[Data extract — start]

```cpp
struct RouteTables {
    const double *sptab = nullptr;
    const int *nspl = nullptr;
    int NS = 1;
};
struct RouteSplitInputs {
    const int *rev = nullptr;
    const double *turn = nullptr;
    const double *tangent = nullptr;
    const double *mag = nullptr;
};
hipError_t launch_fit(hipStream_t st, bool f64, int B, int W, const void *wp, const double *tin,
// ... 9 lines not shown
hipError_t launch_lut(hipStream_t st, int B, int W, const double *seg, double *lut, double *slopes, double *meta,
                      uint32_t *flags, GridArgs grid = GridArgs(), RouteTables rt = RouteTables());
bool fit_lut_fusable(int B, int W);
hipError_t launch_fit_lut(hipStream_t st, bool f64, int B, int W, const void *wp, double *seg, double *pw, double *lut,
                          double *meta, uint32_t *flags, GridArgs grid);
hipError_t launch_fit_routes(hipStream_t st, bool f64, int B, int W, int NS, const void *wp, const RouteSplitInputs &in, double *seg,
                             double *pw, double *seglen, double *sptab, int *nspl, double *meta, uint32_t *flags);
hipError_t launch_route_offsets(hipStream_t st, int B, int W, int NS, int S, double dd, const double *lut, double *sptab,
                                const int *nspl, double *meta, double *aux, double *runs, uint32_t *flags);
hipError_t launch_sample_routes(hipStream_t st, bool f64, int B, int W, int NS, int S, const double *pw, const double *lut,
                                const double *sptab, const int *nspl, const double *meta, const double *aux, const double *runs,
                                void *x, void *y, void *h, void *k, void *dth, double *k64, double *dth64, const double *seg);
hipError_t launch_lut_slopes(hipStream_t st, int B, const double *lut, const double *meta, double *slopes);
hipError_t launch_grid(hipStream_t st, int B, int W, int S, double dd, double *meta, double *aux, double *runs,
                       uint32_t *flags);
hipError_t launch_sample(hipStream_t st, bool f64, int B, int W, int S, const double *pw, const double *lut,
                         const double *slopes, const double *meta, const double *aux, const double *runs, void *x,
                         void *y, void *h, void *k, void *dth, double *k64, double *dth64,
                         const double *seg);
struct AccRowsV {
    const void *fwd = nullptr;
    const void *bwd = nullptr;
    const void *dec = nullptr;
};
hipError_t launch_velocity_seq(hipStream_t st, bool r64, bool io64, bool fast, int B, int S, const double c[6], double sv,
                               double ev, const double *meta, const void *curv, const void *dth, const void *vcap,
                               const AccRowsV &acc, void *vel, void *usq);
int velocity_relax_max_samples(bool f64, bool limits = false);
int velocity_relax_acc_max_samples(bool f64);
hipError_t launch_velocity_relax(hipStream_t st, bool r64, bool io64, int B, int S, const double c[6], double sv, double ev,
                                 const double *meta, const void *curv, const void *dth, const void *vcap,
                                 const AccRowsV &acc, void *vel, uint32_t *flags, void *vhi = nullptr);
size_t velocity_long_state_bytes(bool f64, int B, int S);
size_t velocity_long_counter_bytes(bool f64, int B, int S);
// ... 65 lines not shown
```

### vexautonomousplanner_amd/csrc/vap_kernels.hip

```cpp
#include "vap_device.h"
#include "vap_kernels.h"

#include <cstdio>
#include <cstdlib>
#include <type_traits>
#include <vector>

namespace vap {

static_assert(kCoefBlockDoubles == kCoefDoubles, "scratch sizing and block layout disagree");
static_assert(kGridRunBlockDoubles == kGridRunDoubles, "scratch sizing and run-table layout disagree");

struct FitExtras {
    const double *first = nullptr, *second = nullptr;
    const double *start_tan = nullptr, *end_tan = nullptr;
    double *out_first = nullptr, *out_second = nullptr;
};

template <typename IT>
__device__ __forceinline__ void fit_path(int b, int W, const IT *__restrict__ waypoints, const double *__restrict__ tan_in,
                                         const double *__restrict__ tan_out, const FitExtras &ex, double *__restrict__ segments,
                                         double *__restrict__ power, double *__restrict__ seglen, double *__restrict__ meta,
                                         uint32_t *__restrict__ flags, double *sh, int tid = threadIdx.x, int nt = blockDim.x,
                                         uint32_t *flag_word = nullptr)
// ... 134 lines not shown
    int b = blockIdx.x * per + sub;
    b = b < B ? b : B - 1;
    fit_path<IT>(b, W, waypoints, nullptr, nullptr, FitExtras(), segments, power, nullptr, meta, flags, sh + (size_t)sub * 7 * W, lane, L,
                 &s_flags[sub]);
}

__global__ void k_grid(int B, int W, int S, double dd_in, double *__restrict__ meta, double *__restrict__ aux,
                       double *__restrict__ runs, uint32_t *__restrict__ flags)
{
    const int b = blockIdx.x * blockDim.x + threadIdx.x;
    if (b >= B) return;
    grid_define(b, W, S, dd_in, meta[(size_t)b * kMetaStride + 1], meta[(size_t)b * kMetaStride + 0], meta, aux, runs, flags);
}
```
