# celliern/triflow

Measured on AMD Instinct MI355X. Metric: implicit time-steps/s, 1e6-node 3-var system (member-steps/s over all GPUs), higher is better.
Workload: dtype f64; 1 GPU; BASELINE config 3: M3_film, N=1000000 nodes, periodic, fixed dt=0.001, ROS2; members_per_gpu=1, parallelism=ensemble members sharded by rank, no data-path collective

## Files before the change

__graft_entry__.py:

```python
import os
import sys

ROOT = os.path.dirname(os.path.abspath(__file__))
if ROOT not in sys.path:
    sys.path.insert(0, ROOT)

PREBUILT = ["M1_advdiff", "M2_diff", "M3_film", "M5_stiff"]


def build():
    from triflow_amd import compilers, workloads
    from triflow_amd.model import Model
    compilers.build_runtime_library()
    for name in PREBUILT:
        model = Model(*workloads.model_args(name), hold_compilation=True)
        for seg in (4, 8):
            compilers.build_code_object(model, 0, seg=seg)
    import triflow_amd


def smoke():
    import numpy as np
    from triflow_amd import Model, schemes, workloads
    from oracle import numpy_path as ora
    name, fd, pars, dt, _ = workloads.config_inputs(3, 4096)
    model = Model(*workloads.model_args(name))
    ref = Model(*workloads.model_args(name), compiler=ora.numpy_compiler)
    F = model.F(model.fields_template(**fd), pars)
    Fo = ref.F(ref.fields_template(**fd), pars)
    assert np.array_equal(F, Fo), "F differs from the oracle"
    J = model.J(model.fields_template(**fd), pars)
    Jo = ref.J(ref.fields_template(**fd), pars)
    assert abs(J - Jo).max() <= 4 * np.spacing(abs(Jo).max()), "J differs from the oracle"
    _, new = schemes.ROS2(model)(0.0, model.fields_template(**fd), dt, pars)
    _, new_o = ora.ROS2(ref)(0.0, ref.fields_template(**fd), dt, pars)
    err = np.abs(new.uflat - new_o.uflat).max() / np.abs(new_o.uflat).max()
    assert err < 1e-9, "ROS2 step differs from the oracle: %g" % err
    print("smoke ok: F bit-exact, J <= 4 ulp, ROS2 step rel err %.1e on %s (N=4096)" % (err, name))


if __name__ == "__main__":
    build()
```

triflow_amd/codegen.py:

```python

import ast
import hashlib
import inspect

import numpy as np
from sympy import lambdify

_FUNCS_1 = {"sqrt": "sqrt", "exp": "exp", "log": "log", "sin": "sin", "cos": "cos",
            "tan": "tan", "tanh": "tanh", "sinh": "sinh", "cosh": "cosh",
            "arctan": "atan", "arcsin": "asin", "arccos": "acos",
            "abs": "tf_abs", "absolute": "tf_abs", "fabs": "tf_abs", "sign": "tf_sign",
            "log10": "log10", "log2": "log2", "cbrt": "cbrt", "expm1": "expm1",
            "log1p": "log1p", "floor": "floor", "ceil": "ceil"}


class UnsupportedExpression(NotImplementedError):
    pass


def _dbl(value):
    f = float(value)
    if f != value and not isinstance(value, float):
        raise UnsupportedExpression("integer constant %r is not a double" % (value,))
    if f == int(f) and abs(f) < 2 ** 53:
        return "%d.0" % int(f)
    return f.hex()
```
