int mg_tuning_int(const char* name, int dflt) {
  static const bool on = [] { const char* e = getenv("MARIGOLD_TUNING"); return e && e[0] == '1'; }();
  if (!on) return dflt;
  const char* e = getenv(name);
  return e && e[0] ? atoi(e) : dflt;
}

void mg_set_error(const char* fmt, ...) {
  va_list ap;
  va_start(ap, fmt);
  vsnprintf(g_err, sizeof(g_err), fmt, ap);
  va_end(ap);
}

struct mg_program {
  std::vector<mg_op> ops;
  hipGraph_t graph = nullptr;
  hipGraphExec_t exec = nullptr;
};

static int dispatch(const mg_op* op, hipStream_t s) {
  switch (op->kind) {
    case MG_OP_IGEMM: return mg_launch_igemm(op, s);
    case MG_OP_CONV3X3: return mg_launch_conv_patch(op, s);
    case MG_OP_ROWGEMM: return mg_launch_rowgemm(op, s);
    case MG_OP_GN_STATS:
    case MG_OP_GN_FINALIZE:
    case MG_OP_GN_APPLY:
    case MG_OP_GN_SLAB: return mg_launch_norm(op, s);
    case MG_OP_FLASH_ATTN512: return mg_launch_flash512(op, s);
    case MG_OP_FLASH_ATTN64:
// ... 315 lines not shown
  MG_CHECK_HIP(hipDeviceGetAttribute(&cus, hipDeviceAttributeMultiprocessorCount, dev));
  const hipStream_t s = (hipStream_t)stream;
  ClockProbeRes R;
  MG_CHECK_HIP(hipMalloc(&R.d_out, (size_t)(2 * cus + 1) * 8));
  MG_CHECK_HIP(hipMalloc(&R.d_data, 512 * 16));
  unsigned h[2048];
  unsigned seed = 12345u;
  for (int i = 0; i < 2048; ++i) {
    seed = seed * 1664525u + 1013904223u;
    const unsigned lo = 0x3f00u | ((seed >> 8) & 0x80ffu), hi = 0x3f00u | ((seed >> 20) & 0x80ffu);
    h[i] = zero_operands ? 0u : (lo | (hi << 16));
  }
  MG_CHECK_HIP(hipMemcpyAsync(R.d_data, h, sizeof(h), hipMemcpyHostToDevice, s));
  const int iters = 20000;
  MG_CHECK_HIP(hipEventCreate(&R.e0));
  MG_CHECK_HIP(hipEventCreate(&R.e1));
  float ms = 0.f;
  for (int rep = 0; rep < 2; ++rep) {
    MG_CHECK_HIP(hipEventRecord(R.e0, s));
    hipLaunchKernelGGL(clock_probe_kernel, dim3(cus), dim3(256), 0, s, R.d_out, R.d_data, iters);
    MG_CHECK_HIP(hipEventRecord(R.e1, s));
    MG_CHECK_HIP(hipStreamSynchronize(s));
  }
  MG_CHECK_HIP(hipEventElapsedTime(&ms, R.e0, R.e1));
  std::vector<unsigned long long> r(2 * cus);
  MG_CHECK_HIP(hipMemcpy(r.data(), R.d_out, (size_t)2 * cus * 8, hipMemcpyDeviceToHost));
  double sc = 0.0, rt = 0.0;
  for (int i = 0; i < cus; ++i) { sc += (double)r[2 * i]; rt += (double)r[2 * i + 1]; }
  *mhz = rt > 0.0 ? sc / rt * 100.0 : 0.0;
  *tflops = ms > 0.f ? (double)cus * 4.0 * iters * 8.0 * 2.0 * 32 * 32 * 16 / (ms * 1e-3) / 1e12 : 0.0;
  return 0;
}

int mg_debug_read_workspace(void* host_dst, long long bytes) {
  MG_REQUIRE(host_dst && bytes > 0 && bytes <= MG_SPLITK_WS_BYTES && g_splitk_ws, "mg_debug_read_workspace: bad arguments");
  MG_CHECK_HIP(hipDeviceSynchronize());
  MG_CHECK_HIP(hipMemcpy(host_dst, g_splitk_ws, (size_t)bytes, hipMemcpyDeviceToHost));
  return 0;
}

[Data extract — finish]

#### Your instructions:
Would you output, from the records above, exactly the run of lines that starts at the line containing "MG_CHECK_HIP(hipEventRecord(R.e0, s));" and ends at the line containing "double sc = 0.0, rt = 0.0;", and only that run?

#### Answer to the problem:
    MG_CHECK_HIP(hipEventRecord(R.e0, s));
    hipLaunchKernelGGL(clock_probe_kernel, dim3(cus), dim3(256), 0, s, R.d_out, R.d_data, iters);
    MG_CHECK_HIP(hipEventRecord(R.e1, s));
    MG_CHECK_HIP(hipStreamSynchronize(s));
  }
  MG_CHECK_HIP(hipEventElapsedTime(&ms, R.e0, R.e1));
  std::vector<unsigned long long> r(2 * cus);
  MG_CHECK_HIP(hipMemcpy(r.data(), R.d_out, (size_t)2 * cus * 8, hipMemcpyDeviceToHost));
  double sc = 0.0, rt = 0.0;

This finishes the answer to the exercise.